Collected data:
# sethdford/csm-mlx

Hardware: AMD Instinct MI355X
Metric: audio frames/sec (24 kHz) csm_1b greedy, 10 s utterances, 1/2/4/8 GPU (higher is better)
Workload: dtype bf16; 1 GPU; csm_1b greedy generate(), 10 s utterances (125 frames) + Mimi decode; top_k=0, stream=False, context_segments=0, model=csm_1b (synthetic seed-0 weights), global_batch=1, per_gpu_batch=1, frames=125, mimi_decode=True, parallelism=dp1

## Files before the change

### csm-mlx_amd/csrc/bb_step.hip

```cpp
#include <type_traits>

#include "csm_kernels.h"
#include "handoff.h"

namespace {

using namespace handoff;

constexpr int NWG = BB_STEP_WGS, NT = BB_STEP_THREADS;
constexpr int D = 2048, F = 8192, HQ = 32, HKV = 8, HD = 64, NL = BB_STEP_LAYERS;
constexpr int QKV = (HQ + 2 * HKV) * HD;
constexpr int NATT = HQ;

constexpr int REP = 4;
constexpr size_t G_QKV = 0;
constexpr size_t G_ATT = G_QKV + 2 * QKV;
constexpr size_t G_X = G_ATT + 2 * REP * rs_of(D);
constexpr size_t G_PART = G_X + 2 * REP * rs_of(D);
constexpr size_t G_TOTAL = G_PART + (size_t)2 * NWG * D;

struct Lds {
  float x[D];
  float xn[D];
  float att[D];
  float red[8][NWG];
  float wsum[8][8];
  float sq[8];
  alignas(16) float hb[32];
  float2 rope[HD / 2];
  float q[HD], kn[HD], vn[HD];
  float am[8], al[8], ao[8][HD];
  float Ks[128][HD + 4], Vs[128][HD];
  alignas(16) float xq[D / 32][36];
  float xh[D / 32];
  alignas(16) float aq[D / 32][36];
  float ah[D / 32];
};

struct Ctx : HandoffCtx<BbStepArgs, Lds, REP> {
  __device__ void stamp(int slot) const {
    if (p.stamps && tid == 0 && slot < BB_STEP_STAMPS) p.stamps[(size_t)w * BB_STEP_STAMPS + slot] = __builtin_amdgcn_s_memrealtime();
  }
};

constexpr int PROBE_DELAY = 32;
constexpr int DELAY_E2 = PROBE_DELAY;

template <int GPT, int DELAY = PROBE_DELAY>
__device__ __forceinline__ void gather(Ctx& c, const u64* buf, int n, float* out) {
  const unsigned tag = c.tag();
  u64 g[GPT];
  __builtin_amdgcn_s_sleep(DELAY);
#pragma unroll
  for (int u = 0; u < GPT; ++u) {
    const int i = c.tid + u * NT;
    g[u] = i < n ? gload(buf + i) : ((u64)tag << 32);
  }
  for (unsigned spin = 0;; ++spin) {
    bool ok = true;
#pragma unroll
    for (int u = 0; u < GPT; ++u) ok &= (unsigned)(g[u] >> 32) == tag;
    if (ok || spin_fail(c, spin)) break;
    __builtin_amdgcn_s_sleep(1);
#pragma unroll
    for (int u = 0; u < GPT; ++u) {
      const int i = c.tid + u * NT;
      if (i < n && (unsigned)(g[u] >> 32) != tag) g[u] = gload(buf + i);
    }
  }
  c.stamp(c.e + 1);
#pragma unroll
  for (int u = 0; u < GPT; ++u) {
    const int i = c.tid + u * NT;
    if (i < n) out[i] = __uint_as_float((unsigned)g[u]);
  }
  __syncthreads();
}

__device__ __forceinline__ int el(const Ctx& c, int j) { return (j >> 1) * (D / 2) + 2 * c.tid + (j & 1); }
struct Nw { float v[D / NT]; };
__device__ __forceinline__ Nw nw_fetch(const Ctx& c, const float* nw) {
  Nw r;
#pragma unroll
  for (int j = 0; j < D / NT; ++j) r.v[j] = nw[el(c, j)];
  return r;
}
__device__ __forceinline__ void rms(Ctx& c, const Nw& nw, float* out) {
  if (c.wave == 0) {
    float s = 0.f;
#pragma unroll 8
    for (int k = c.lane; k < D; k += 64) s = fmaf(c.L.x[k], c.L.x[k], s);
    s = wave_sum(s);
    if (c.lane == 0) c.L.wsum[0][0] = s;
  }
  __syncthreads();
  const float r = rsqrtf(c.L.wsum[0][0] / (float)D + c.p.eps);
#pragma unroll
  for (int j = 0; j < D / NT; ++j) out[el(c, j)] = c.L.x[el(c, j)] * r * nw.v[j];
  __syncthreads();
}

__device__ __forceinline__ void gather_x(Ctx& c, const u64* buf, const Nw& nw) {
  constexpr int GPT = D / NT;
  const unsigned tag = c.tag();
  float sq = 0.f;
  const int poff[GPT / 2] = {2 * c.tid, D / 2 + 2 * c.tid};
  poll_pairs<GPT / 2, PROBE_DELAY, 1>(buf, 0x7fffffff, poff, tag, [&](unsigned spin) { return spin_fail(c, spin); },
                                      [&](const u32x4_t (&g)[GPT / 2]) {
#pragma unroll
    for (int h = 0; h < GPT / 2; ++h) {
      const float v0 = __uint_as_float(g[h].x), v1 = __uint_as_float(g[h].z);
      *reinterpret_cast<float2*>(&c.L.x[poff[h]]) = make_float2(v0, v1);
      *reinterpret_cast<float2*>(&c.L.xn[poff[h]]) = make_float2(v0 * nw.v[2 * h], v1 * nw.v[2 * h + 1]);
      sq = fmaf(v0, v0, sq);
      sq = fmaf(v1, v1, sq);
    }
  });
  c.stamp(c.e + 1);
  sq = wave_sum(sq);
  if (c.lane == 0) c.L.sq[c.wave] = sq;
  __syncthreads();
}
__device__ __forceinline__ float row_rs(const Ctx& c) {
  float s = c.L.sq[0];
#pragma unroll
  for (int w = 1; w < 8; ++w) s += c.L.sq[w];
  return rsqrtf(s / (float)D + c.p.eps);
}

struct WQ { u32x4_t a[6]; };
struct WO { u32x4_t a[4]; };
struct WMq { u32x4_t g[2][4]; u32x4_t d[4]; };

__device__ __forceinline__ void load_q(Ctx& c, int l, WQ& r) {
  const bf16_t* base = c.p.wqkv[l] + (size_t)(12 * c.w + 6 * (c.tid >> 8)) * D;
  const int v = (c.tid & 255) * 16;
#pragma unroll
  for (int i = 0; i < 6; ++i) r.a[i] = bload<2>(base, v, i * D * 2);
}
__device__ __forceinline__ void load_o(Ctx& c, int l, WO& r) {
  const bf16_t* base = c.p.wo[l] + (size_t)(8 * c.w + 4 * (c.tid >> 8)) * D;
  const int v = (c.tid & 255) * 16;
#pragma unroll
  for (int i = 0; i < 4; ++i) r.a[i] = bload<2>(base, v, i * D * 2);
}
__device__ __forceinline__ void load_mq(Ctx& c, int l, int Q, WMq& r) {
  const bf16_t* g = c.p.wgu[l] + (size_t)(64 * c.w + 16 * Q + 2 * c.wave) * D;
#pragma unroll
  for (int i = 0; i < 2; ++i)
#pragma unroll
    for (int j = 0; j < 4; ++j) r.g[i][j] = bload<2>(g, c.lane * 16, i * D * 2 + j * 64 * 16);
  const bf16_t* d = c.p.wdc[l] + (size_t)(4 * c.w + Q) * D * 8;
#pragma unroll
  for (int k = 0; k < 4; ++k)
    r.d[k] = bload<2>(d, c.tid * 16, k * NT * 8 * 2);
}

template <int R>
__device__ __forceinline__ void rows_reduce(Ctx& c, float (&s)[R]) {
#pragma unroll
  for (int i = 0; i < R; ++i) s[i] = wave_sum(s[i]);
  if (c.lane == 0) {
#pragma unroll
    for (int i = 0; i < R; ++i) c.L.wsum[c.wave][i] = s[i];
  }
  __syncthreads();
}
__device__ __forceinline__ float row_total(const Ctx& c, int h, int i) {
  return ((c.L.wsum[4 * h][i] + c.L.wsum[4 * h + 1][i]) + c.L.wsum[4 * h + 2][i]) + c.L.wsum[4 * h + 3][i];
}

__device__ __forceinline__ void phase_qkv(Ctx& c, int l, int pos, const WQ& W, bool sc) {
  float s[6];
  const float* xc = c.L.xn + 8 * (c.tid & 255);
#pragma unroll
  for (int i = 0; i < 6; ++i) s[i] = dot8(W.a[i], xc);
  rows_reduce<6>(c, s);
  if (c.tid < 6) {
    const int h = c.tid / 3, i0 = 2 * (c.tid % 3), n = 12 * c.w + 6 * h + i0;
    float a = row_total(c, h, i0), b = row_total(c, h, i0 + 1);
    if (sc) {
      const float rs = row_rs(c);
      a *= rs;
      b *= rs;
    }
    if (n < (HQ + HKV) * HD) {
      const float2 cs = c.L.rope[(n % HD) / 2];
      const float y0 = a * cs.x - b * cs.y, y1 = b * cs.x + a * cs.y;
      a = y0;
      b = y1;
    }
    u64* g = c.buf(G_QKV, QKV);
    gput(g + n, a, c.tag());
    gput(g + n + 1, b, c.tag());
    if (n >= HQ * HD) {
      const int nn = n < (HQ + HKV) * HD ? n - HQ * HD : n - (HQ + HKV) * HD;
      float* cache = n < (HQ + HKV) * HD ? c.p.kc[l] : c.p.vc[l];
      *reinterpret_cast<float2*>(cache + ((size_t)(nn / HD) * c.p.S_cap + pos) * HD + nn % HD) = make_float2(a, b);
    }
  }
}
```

*Required action*
All that belongs in the answer is the lines from the start of the entries above through the line containing "## Files before the change", each given exactly.

*Answer box*
# sethdford/csm-mlx

Hardware: AMD Instinct MI355X
Metric: audio frames/sec (24 kHz) csm_1b greedy, 10 s utterances, 1/2/4/8 GPU (higher is better)
Workload: dtype bf16; 1 GPU; csm_1b greedy generate(), 10 s utterances (125 frames) + Mimi decode; top_k=0, stream=False, context_segments=0, model=csm_1b (synthetic seed-0 weights), global_batch=1, per_gpu_batch=1, frames=125, mimi_decode=True, parallelism=dp1

## Files before the change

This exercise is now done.